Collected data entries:

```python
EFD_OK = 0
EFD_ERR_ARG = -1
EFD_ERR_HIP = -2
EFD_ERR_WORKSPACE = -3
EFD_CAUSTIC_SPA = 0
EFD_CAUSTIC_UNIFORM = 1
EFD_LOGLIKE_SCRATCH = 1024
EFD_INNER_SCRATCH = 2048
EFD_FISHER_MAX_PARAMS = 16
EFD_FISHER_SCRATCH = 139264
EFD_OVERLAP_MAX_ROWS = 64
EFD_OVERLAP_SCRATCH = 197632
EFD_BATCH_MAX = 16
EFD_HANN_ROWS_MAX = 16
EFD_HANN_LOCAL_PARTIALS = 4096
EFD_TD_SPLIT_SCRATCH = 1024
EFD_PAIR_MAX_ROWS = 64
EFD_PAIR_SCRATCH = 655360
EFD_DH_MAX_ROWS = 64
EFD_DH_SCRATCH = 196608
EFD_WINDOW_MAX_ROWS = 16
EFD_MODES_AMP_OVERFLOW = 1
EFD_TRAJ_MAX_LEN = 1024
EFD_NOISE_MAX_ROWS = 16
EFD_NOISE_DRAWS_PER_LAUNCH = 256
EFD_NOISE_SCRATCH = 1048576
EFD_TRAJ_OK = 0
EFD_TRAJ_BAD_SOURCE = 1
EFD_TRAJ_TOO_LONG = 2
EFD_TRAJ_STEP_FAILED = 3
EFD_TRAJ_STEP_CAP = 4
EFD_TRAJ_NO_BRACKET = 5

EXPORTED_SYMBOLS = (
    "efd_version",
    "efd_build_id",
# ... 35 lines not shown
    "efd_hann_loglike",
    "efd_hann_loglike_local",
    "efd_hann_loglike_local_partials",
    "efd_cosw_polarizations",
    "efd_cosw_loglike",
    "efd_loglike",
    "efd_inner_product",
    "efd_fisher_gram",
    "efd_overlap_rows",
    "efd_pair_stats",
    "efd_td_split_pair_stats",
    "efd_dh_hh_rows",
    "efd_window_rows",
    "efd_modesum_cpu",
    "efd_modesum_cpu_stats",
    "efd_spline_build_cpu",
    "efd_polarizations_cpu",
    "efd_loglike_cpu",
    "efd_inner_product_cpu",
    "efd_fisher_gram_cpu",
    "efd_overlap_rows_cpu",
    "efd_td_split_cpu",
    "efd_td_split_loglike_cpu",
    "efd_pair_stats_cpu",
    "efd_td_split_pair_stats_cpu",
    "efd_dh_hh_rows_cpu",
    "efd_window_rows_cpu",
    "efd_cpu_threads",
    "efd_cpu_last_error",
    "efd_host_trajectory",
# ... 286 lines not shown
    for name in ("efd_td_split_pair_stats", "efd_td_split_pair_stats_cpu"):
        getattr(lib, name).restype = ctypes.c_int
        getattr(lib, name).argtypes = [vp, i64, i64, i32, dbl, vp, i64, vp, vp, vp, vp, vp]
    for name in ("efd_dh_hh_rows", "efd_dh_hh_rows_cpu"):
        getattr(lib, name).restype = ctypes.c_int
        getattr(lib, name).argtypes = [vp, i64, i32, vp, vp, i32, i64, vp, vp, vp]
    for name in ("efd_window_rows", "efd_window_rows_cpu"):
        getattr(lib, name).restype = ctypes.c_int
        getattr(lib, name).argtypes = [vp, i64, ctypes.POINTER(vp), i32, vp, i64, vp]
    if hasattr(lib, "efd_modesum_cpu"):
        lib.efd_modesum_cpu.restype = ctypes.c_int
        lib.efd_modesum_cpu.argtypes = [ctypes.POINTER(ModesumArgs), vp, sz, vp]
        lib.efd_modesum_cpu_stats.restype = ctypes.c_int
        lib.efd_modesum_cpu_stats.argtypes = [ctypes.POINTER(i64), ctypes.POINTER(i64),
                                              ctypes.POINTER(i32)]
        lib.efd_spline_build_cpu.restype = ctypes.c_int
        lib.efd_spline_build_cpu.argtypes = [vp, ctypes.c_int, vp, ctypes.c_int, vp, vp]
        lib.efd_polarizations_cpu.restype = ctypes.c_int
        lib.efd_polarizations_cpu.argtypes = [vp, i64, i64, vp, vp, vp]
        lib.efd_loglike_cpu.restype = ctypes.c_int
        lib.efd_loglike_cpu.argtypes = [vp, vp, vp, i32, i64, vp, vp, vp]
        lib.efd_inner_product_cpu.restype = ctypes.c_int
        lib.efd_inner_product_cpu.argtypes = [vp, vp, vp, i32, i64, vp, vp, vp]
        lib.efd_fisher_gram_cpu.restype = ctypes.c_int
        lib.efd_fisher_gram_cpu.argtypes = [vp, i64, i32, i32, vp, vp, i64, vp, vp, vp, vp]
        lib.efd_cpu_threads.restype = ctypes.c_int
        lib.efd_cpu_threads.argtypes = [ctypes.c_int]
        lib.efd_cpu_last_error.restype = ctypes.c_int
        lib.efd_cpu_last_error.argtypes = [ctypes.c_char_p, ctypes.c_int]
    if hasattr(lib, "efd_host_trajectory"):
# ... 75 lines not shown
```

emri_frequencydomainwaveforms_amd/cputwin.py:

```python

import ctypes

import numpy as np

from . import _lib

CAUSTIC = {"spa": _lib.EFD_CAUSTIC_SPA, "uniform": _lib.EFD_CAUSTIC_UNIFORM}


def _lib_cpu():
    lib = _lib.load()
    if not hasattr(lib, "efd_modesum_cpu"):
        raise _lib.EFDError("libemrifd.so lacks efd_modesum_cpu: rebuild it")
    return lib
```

WHAT IS REQUIRED - Using the data above, repeat every line exactly.

SOLUTION TO THIS EXERCISE -
```python
EFD_OK = 0
EFD_ERR_ARG = -1
EFD_ERR_HIP = -2
EFD_ERR_WORKSPACE = -3
EFD_CAUSTIC_SPA = 0
EFD_CAUSTIC_UNIFORM = 1
EFD_LOGLIKE_SCRATCH = 1024
EFD_INNER_SCRATCH = 2048
EFD_FISHER_MAX_PARAMS = 16
EFD_FISHER_SCRATCH = 139264
EFD_OVERLAP_MAX_ROWS = 64
EFD_OVERLAP_SCRATCH = 197632
EFD_BATCH_MAX = 16
EFD_HANN_ROWS_MAX = 16
EFD_HANN_LOCAL_PARTIALS = 4096
EFD_TD_SPLIT_SCRATCH = 1024
EFD_PAIR_MAX_ROWS = 64
EFD_PAIR_SCRATCH = 655360
EFD_DH_MAX_ROWS = 64
EFD_DH_SCRATCH = 196608
EFD_WINDOW_MAX_ROWS = 16
EFD_MODES_AMP_OVERFLOW = 1
EFD_TRAJ_MAX_LEN = 1024
EFD_NOISE_MAX_ROWS = 16
EFD_NOISE_DRAWS_PER_LAUNCH = 256
EFD_NOISE_SCRATCH = 1048576
EFD_TRAJ_OK = 0
EFD_TRAJ_BAD_SOURCE = 1
EFD_TRAJ_TOO_LONG = 2
EFD_TRAJ_STEP_FAILED = 3
EFD_TRAJ_STEP_CAP = 4
EFD_TRAJ_NO_BRACKET = 5

EXPORTED_SYMBOLS = (
    "efd_version",
    "efd_build_id",
# ... 35 lines not shown
    "efd_hann_loglike",
    "efd_hann_loglike_local",
    "efd_hann_loglike_local_partials",
    "efd_cosw_polarizations",
    "efd_cosw_loglike",
    "efd_loglike",
    "efd_inner_product",
    "efd_fisher_gram",
    "efd_overlap_rows",
    "efd_pair_stats",
    "efd_td_split_pair_stats",
    "efd_dh_hh_rows",
    "efd_window_rows",
    "efd_modesum_cpu",
    "efd_modesum_cpu_stats",
    "efd_spline_build_cpu",
    "efd_polarizations_cpu",
    "efd_loglike_cpu",
    "efd_inner_product_cpu",
    "efd_fisher_gram_cpu",
    "efd_overlap_rows_cpu",
    "efd_td_split_cpu",
    "efd_td_split_loglike_cpu",
    "efd_pair_stats_cpu",
    "efd_td_split_pair_stats_cpu",
    "efd_dh_hh_rows_cpu",
    "efd_window_rows_cpu",
    "efd_cpu_threads",
    "efd_cpu_last_error",
    "efd_host_trajectory",
# ... 286 lines not shown
    for name in ("efd_td_split_pair_stats", "efd_td_split_pair_stats_cpu"):
        getattr(lib, name).restype = ctypes.c_int
        getattr(lib, name).argtypes = [vp, i64, i64, i32, dbl, vp, i64, vp, vp, vp, vp, vp]
    for name in ("efd_dh_hh_rows", "efd_dh_hh_rows_cpu"):
        getattr(lib, name).restype = ctypes.c_int
        getattr(lib, name).argtypes = [vp, i64, i32, vp, vp, i32, i64, vp, vp, vp]
    for name in ("efd_window_rows", "efd_window_rows_cpu"):
        getattr(lib, name).restype = ctypes.c_int
        getattr(lib, name).argtypes = [vp, i64, ctypes.POINTER(vp), i32, vp, i64, vp]
    if hasattr(lib, "efd_modesum_cpu"):
        lib.efd_modesum_cpu.restype = ctypes.c_int
        lib.efd_modesum_cpu.argtypes = [ctypes.POINTER(ModesumArgs), vp, sz, vp]
        lib.efd_modesum_cpu_stats.restype = ctypes.c_int
        lib.efd_modesum_cpu_stats.argtypes = [ctypes.POINTER(i64), ctypes.POINTER(i64),
                                              ctypes.POINTER(i32)]
        lib.efd_spline_build_cpu.restype = ctypes.c_int
        lib.efd_spline_build_cpu.argtypes = [vp, ctypes.c_int, vp, ctypes.c_int, vp, vp]
        lib.efd_polarizations_cpu.restype = ctypes.c_int
        lib.efd_polarizations_cpu.argtypes = [vp, i64, i64, vp, vp, vp]
        lib.efd_loglike_cpu.restype = ctypes.c_int
        lib.efd_loglike_cpu.argtypes = [vp, vp, vp, i32, i64, vp, vp, vp]
        lib.efd_inner_product_cpu.restype = ctypes.c_int
        lib.efd_inner_product_cpu.argtypes = [vp, vp, vp, i32, i64, vp, vp, vp]
        lib.efd_fisher_gram_cpu.restype = ctypes.c_int
        lib.efd_fisher_gram_cpu.argtypes = [vp, i64, i32, i32, vp, vp, i64, vp, vp, vp, vp]
        lib.efd_cpu_threads.restype = ctypes.c_int
        lib.efd_cpu_threads.argtypes = [ctypes.c_int]
        lib.efd_cpu_last_error.restype = ctypes.c_int
        lib.efd_cpu_last_error.argtypes = [ctypes.c_char_p, ctypes.c_int]
    if hasattr(lib, "efd_host_trajectory"):
# ... 75 lines not shown
```

emri_frequencydomainwaveforms_amd/cputwin.py:

```python

import ctypes

import numpy as np

from . import _lib

CAUSTIC = {"spa": _lib.EFD_CAUSTIC_SPA, "uniform": _lib.EFD_CAUSTIC_UNIFORM}


def _lib_cpu():
    lib = _lib.load()
    if not hasattr(lib, "efd_modesum_cpu"):
        raise _lib.EFDError("libemrifd.so lacks efd_modesum_cpu: rebuild it")
    return lib
```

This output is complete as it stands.